The collision cell voltage controls the acceleration of the precursor ion through this cell which is placed between the first and second mass analysers. Although in the high vacuum region of the instrument, the cell is filled with a collision gas (typically helium or argon) and accelerating ions through the gas will cause them to fragment through collision with the background gas, similar to the processes discussed in the fragmentor region. The higher the gas pressure (density) and the higher the collision cell voltage, the greater the degree of analyte fragmentation. Optimise the collision cell voltage in order to optimise the production of the analyte product ion and hence the sensitivity of the system. The collision cell energy (voltage) is analyte-specific and should be optimised for each analyte and application in the same way as described for the fragmentor voltage.

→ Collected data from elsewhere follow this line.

def layernorm_fwd(x, gamma, beta, y=None, mean=None, rstd=None, row_index=None):
    rows = row_index.numel() if row_index is not None else x.shape[0]
    D = x.shape[1]
    if y is None:
        y = torch.empty(rows, D, device=x.device, dtype=torch.float16)
    if mean is None:
        mean = torch.empty(rows, device=x.device, dtype=torch.float32)
    if rstd is None:
        rstd = torch.empty(rows, device=x.device, dtype=torch.float32)
    ev = _hbm(f"layernorm_fwd/D{D}", rows * D * 4.0 + rows * 8.0)
# ... 119 lines not shown
        if ikey not in self.ws:
            n = rows // L
            part = torch.empty(n * nrows * D, device=self.device, dtype=torch.float32)
            self.ws[ikey] = part
            self.descs.append((part.data_ptr(), prompt_grad.data_ptr(), n, nrows * D))
            self.max_cols = max(self.max_cols, nrows * D)
            self.dev_descs = None
        ev = _hbm(f"layernorm_bwd/D{D}", rows * D * (6.0 + (2.0 if dres is not None else 0.0)) + rows * 8.0
                  + (self.ws[key].numel() + self.ws[ikey].numel()) * 4.0)
        call("mf_layernorm_bwd_inject", _p(dy), _ld(dy), _p(x), _ld(x), _p(gamma), _p(mean), _p(rstd), _p(dres),
             _ld(dres) if dres is not None else 0, _p(dx), _ld(dx), _p(self.ws[key]), rows, D, _p(self.ws[ikey]), L,
             row0, nrows, _s())
        _rec(ev)
        return dx

    def finish(self):
        if not self.descs:
            return
        if self.dev_descs is None:
            import numpy as np
            assert call("mf_col_reduce_desc_bytes") == 32
            arr = np.zeros(len(self.descs), dtype=np.dtype([("part", np.uint64), ("out", np.uint64),
                                                            ("nblk", np.int32), ("C", np.int32),
                                                            ("acc", np.int32), ("pad", np.int32)]))
            for i, (pp, op, nb, c) in enumerate(self.descs):
                arr[i] = (pp, op, nb, c, 0, 0)
            self.dev_descs = torch.from_numpy(arr.view(np.uint8)).to(self.device)
        call("mf_col_reduce_batch", _p(self.dev_descs), len(self.descs), self.max_cols, _s())


def attention_fwd(qkv, N, L, H, causal, out=None, lse=None, ld_lse=None):
    D = H * 64
    if out is None:
        out = torch.empty(N * L, D, device=qkv.device, dtype=torch.float16)
    if ld_lse is None:
        ld_lse = L
    if lse is None:
        lse = torch.empty(N * H * ld_lse, device=qkv.device, dtype=torch.float32)
    ev = None
    if _PROBE is not None and _PROBE.wants("attention"):
        pairs = L * (L + 1) / 2 if causal else L * L
# ... 126 lines not shown
    assert tokens.dtype == torch.int32 and table.dtype == torch.float32 and w.dtype == torch.float16
    call("mf_caption_pool", _p(tokens), B, T, _p(table), table.shape[0], _p(w), table.shape[1], _p(pooled), _s())
    return pooled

Several instruments provide a software-driven optimisation routine in which the fragmentor and collision energy voltages can be optimised either on an analyte by analyte basis or by taking into account the ‘universal’ response where standards of all analytes are not available. This point is important as, with all of the actions described above, one may need to assess the response of many target analytes, in which case a general optimum response may need to be considered, rather than having the luxury of optimising one or two target analytes for which pure standards are available for infusion or injection via the LC system.
These are some of the thinking processes to adopt when considering the use of a method obtained outside our own laboratory or organisation. A working knowledge of the instrument and principles of operation is very important in being able to do this effectively. Knowing the parameter ranges for each of the variables highlighted above is crucial in order to evaluate the method and sometimes this also requires us to know something about the instrument on which the original method was developed—to assess if the variable in question is at the higher or lower end of the range. We have only considered the major variables here, there will be many more associated with the tuning of the analysing devices for example, which weren't considered because they will be highly instrument specific. If your problem is of a more specific nature, all of our customers get direct access to our technical team. Get in touch to find out more.

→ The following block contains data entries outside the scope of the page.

# YessionCC/AR-NeRF

Measured on AMD Instinct MI355X. Metric: training rays/sec + test PSNR, Lego 8192-ray batch, 1/2/4/8 MI355X, higher is better.
Workload: dtype fp16 field (MLP forward, backward and weight gradients on fp16 MFMA operands, fp32 accumulate) / fp32 march, composite, Adam; 1 GPU; lego-shaped training step: 8192 rays/rank, scale 0.5, 1 x 128^3 grid, L=16 F=2 T=2^19 hash, 64-wide MLPs, raw loss, Adam lr 1e-2; batch_rays_per_gpu=8192, global_batch_rays=8192, pretrain_steps=2000, graphs=True, chunk_first=64, row_forward=1, march_fork=r1, parallelism=dp1, hash_backward=hybrid, bin_level_lo=8, bin_merge_hi=11, steps_per_graph_replay=2, erode=False

## Files before the change

ar-nerf_amd/csrc/hashbin.hip:

```cpp
#pragma clang fp contract(off)

#include "common.h"
#include "grid.h"

namespace ngp {

constexpr int BSHIFT = 13, BENT = 1 << BSHIFT;
constexpr int NBL = (1 << 19) / BENT;
constexpr int ACC_T = BENT / 8;
constexpr int NSLOT = L * NBL;
constexpr int MAXB = 2048;
constexpr int TILE = 256;
constexpr int RPT = TILE * 4 / 256;
constexpr uint32_t CH = 32768;
constexpr uint32_t IB_CAP = 8192;
constexpr uint32_t F_C0 = 1u << 28;
constexpr uint32_t F_SINGLE = 1u << 29;

struct BinArgs {
    int lo;
    uint32_t merge;
    uint32_t bbase[L + 1];
    int64_t tiles_cap;
};

struct BinWs {
    uint32_t* fb;
    uint32_t* tot;
    uint32_t* rstart;
    uint32_t* items;
    uint32_t* ib;
    uint32_t* ofs;
    uint4* rec;
};

static size_t align256(size_t x) { return (x + 255) & ~(size_t)255; }

static size_t bin_ws_bytes(int64_t tiles, BinWs* w, void* base) {
    const size_t o_fb = 0, o_tot = align256((MAXB + 1) * 4), o_rs = o_tot + align256(MAXB * 4),
                 o_it = o_rs + align256((MAXB + 1) * 4), o_ib = o_it + align256((MAXB + 1) * 4),
                 o_ofs = o_ib + align256(IB_CAP * 4);
    const size_t o_rec = align256(o_ofs + (size_t)tiles * NSLOT * 4);
    const size_t total = o_rec + (size_t)tiles * TILE * 4 * L * sizeof(uint4);
    if (w) {
        char* b = reinterpret_cast<char*>(base);
        w->fb = reinterpret_cast<uint32_t*>(b + o_fb);
        w->tot = reinterpret_cast<uint32_t*>(b + o_tot);
        w->rstart = reinterpret_cast<uint32_t*>(b + o_rs);
        w->items = reinterpret_cast<uint32_t*>(b + o_it);
        w->ib = reinterpret_cast<uint32_t*>(b + o_ib);
        w->ofs = reinterpret_cast<uint32_t*>(b + o_ofs);
        w->rec = reinterpret_cast<uint4*>(b + o_rec);
    }
    return total;
}

__device__ __forceinline__ void add_pair_direct(float* __restrict__ grad, uint32_t e, float w, float a0, float a1) {
    atomicAdd(grad + 2 * (size_t)e, w * a0);
    atomicAdd(grad + 2 * (size_t)e + 1, w * a1);
}

struct Rec {
    uint32_t e0, e1;
    float fx, a0, a1;
};

__device__ __forceinline__ Rec make_rec(const float in[3], float2 gd, int cy, int cz, const LevelLds& lv, int l) {
    const float sc = lv.scale[l];
    const uint32_t res = lv.res[l], size = lv.size[l];
    const bool dense = (lv.dense >> l) & 1u, pow2 = (lv.pow2 >> l) & 1u;
    float pos[3];
    uint32_t pg[3];
    level_cell(sc, in, pg, pos);
    const float wyz = (cy ? pos[1] : 1 - pos[1]) * (cz ? pos[2] : 1 - pos[2]);
    Rec r;
    r.fx = pos[0];
    r.a0 = wyz * gd.x;
    r.a1 = wyz * gd.y;
    r.e0 = corner_index(pg[0], pg[1] + cy, pg[2] + cz, res, size, dense, pow2);
    r.e1 = corner_index(pg[0] + 1, pg[1] + cy, pg[2] + cz, res, size, dense, pow2);
    return r;
}

struct RunInfo {
    bool head, longrun;
    uint64_t heads;
};
__device__ __forceinline__ RunInfo run_info(bool valid, uint32_t e0, uint32_t e1) {
    const int lane = threadIdx.x & 63;
    const uint32_t k0 = valid ? e0 : 0xffffffffu, k1 = valid ? e1 : (0xfffffff0u | (uint32_t)lane);
    const uint32_t p0 = __shfl_up(k0, 4, 64), p1 = __shfl_up(k1, 4, 64);
    RunInfo r;
    r.head = lane < 4 || !valid || p0 != k0 || p1 != k1;
    r.heads = __ballot(r.head);
    r.longrun = r.head && valid && lane + 4 < 64 && !((r.heads >> (lane + 4)) & 1ull);
    return r;
}

__device__ __forceinline__ void tile_inputs(const float* __restrict__ xyzs, const int32_t* __restrict__ sidx,
                                            const GridArgs& ga, int64_t j0, int64_t N, float in[RPT][3],
                                            bool valid[RPT]) {
    const int t = threadIdx.x;
#pragma unroll
    for (int k = 0; k < RPT; ++k) {
        const int64_t j = j0 + k * 64 + (t >> 2);
        valid[k] = j < N;
        const int64_t i = valid[k] && sidx ? (int64_t)sidx[j] : j;
        load_x01(xyzs, i, valid[k], ga, in[k]);
    }
}

__global__ void __launch_bounds__(256) hash_count_kernel(const float* __restrict__ xyzs, int64_t n,
                                                         const int64_t* __restrict__ n_dev,
                                                         const int32_t* __restrict__ sidx, GridArgs ga, BinArgs ba,
                                                         BinWs ws) {
    __shared__ LevelLds lv;
    __shared__ uint32_t cnt[NSLOT];
    NGP_PROBE_BEGIN(NGP_P_HASH_COUNT);
    load_levels(ga, lv);
    const int64_t N = ngp_capped_count(n_dev, n);
    const int64_t ntiles = min((N + TILE - 1) / TILE, ba.tiles_cap);
    const int t = threadIdx.x, yz = t & 3, cy = yz & 1, cz = yz >> 1;
    const float2 g0 = make_float2(0.f, 0.f);
    if (blockIdx.x == 0)
        for (int i = t; i <= MAXB; i += blockDim.x) ws.fb[i] = 0u;
    for (int64_t tile = blockIdx.x; tile < ntiles; tile += gridDim.x) {
        for (int i = t; i < NSLOT; i += 256) cnt[i] = 0;
        __syncthreads();
        float in[RPT][3];
        bool valid[RPT];
        tile_inputs(xyzs, sidx, ga, tile * TILE, N, in, valid);
#pragma unroll 1
        for (int l = ba.lo; l < L; ++l) {
            const bool merge = (ba.merge >> l) & 1u;
#pragma unroll
            for (int k = 0; k < RPT; ++k) {
                const Rec r = make_rec(in[k], g0, cy, cz, lv, l);
                if (merge) {
                    const RunInfo ri = run_info(valid[k], r.e0, r.e1);
                    if (!valid[k] || !ri.head) continue;
                    atomicAdd(&cnt[l * NBL + (r.e0 >> BSHIFT)], 1u);
                    if (ri.longrun) atomicAdd(&cnt[l * NBL + (r.e1 >> BSHIFT)], 1u);
                    continue;
                }
                if (!valid[k]) continue;
                atomicAdd(&cnt[l * NBL + (r.e0 >> BSHIFT)], 1u);
            }
        }
        __syncthreads();
        for (int i = t; i < NSLOT; i += 256) ws.ofs[(size_t)i * ba.tiles_cap + tile] = cnt[i];
        __syncthreads();
    }
    NGP_PROBE_END();
}

__global__ void __launch_bounds__(256) hash_scan_kernel(const int64_t* __restrict__ n_dev, int64_t n, BinArgs ba,
                                                        BinWs ws) {
    __shared__ uint32_t wsum[4];
    const int slot = blockIdx.x, l = slot / NBL, lb = slot % NBL;
    if (lb >= (int)(ba.bbase[l + 1] - ba.bbase[l])) return;
    const int64_t N = ngp_capped_count(n_dev, n);
    const int64_t ntiles = min((N + TILE - 1) / TILE, ba.tiles_cap);
    const int t = threadIdx.x, lane = t & 63, w = t >> 6;
    uint32_t carry = 0;
    for (int64_t c0 = 0; c0 < ntiles; c0 += 256) {
        const int64_t tile = c0 + t;
        uint32_t* p = ws.ofs + (size_t)slot * ba.tiles_cap + tile;
        const uint32_t v = tile < ntiles ? *p : 0u;
        uint32_t x = v;
#pragma unroll
        for (int o = 1; o < 64; o <<= 1) {
            const uint32_t y = __shfl_up(x, o, 64);
            if (lane >= o) x += y;
        }
        if (lane == 63) wsum[w] = x;
        __syncthreads();
        uint32_t before = carry;
        for (int i = 0; i < w; ++i) before += wsum[i];
        const uint32_t blk = wsum[0] + wsum[1] + wsum[2] + wsum[3];
        if (tile < ntiles) *p = before + x - v;
        carry += blk;
        __syncthreads();
    }
    if (t == 0) ws.tot[ba.bbase[l] + lb] = carry;
}

__global__ void __launch_bounds__(MAXB / 2) hash_plan_kernel(uint32_t nbt, BinWs ws) {
    __shared__ uint32_t a[MAXB / 2], c[MAXB / 2];
    NGP_PROBE_BEGIN(NGP_P_HASH_PLAN);
    const uint32_t t = threadIdx.x, b0 = 2 * t, b1 = 2 * t + 1;
    const uint32_t t0 = b0 < nbt ? ws.tot[b0] : 0u, t1 = b1 < nbt ? ws.tot[b1] : 0u;
    const uint32_t c0 = (t0 + CH - 1) / CH, c1 = (t1 + CH - 1) / CH;
    a[t] = t0 + t1;
    c[t] = c0 + c1;
    __syncthreads();
    for (uint32_t o = 1; o < MAXB / 2; o <<= 1) {
        const uint32_t va = t >= o ? a[t - o] : 0u, vc = t >= o ? c[t - o] : 0u;
        __syncthreads();
        a[t] += va;
        c[t] += vc;
        __syncthreads();
    }
    ws.rstart[b0 + 1] = a[t] - t1;
    ws.rstart[b1 + 1] = a[t];
    ws.items[b0 + 1] = c[t] - c1;
    ws.items[b1 + 1] = c[t];
    if (t == 0) { ws.rstart[0] = 0; ws.items[0] = 0; }
    for (uint32_t it = c[t] - c1 - c0; it < c[t] - c1 && it < IB_CAP; ++it) ws.ib[it] = b0;
    for (uint32_t it = c[t] - c1; it < c[t] && it < IB_CAP; ++it) ws.ib[it] = b1;
    NGP_PROBE_END();
}
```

The empirical truth is that one needs to pay careful attention to the optimisation of all of the ion source and mass analyser parameters mentioned in order to successfully supplant a method. Whilst we don't all have access to design of experiment approaches, a simple evaluation of the literature method against the settings used for other methods in our laboratory can help enormously with intercepting problems before entering the laboratory and troubleshooting them if and when they occur!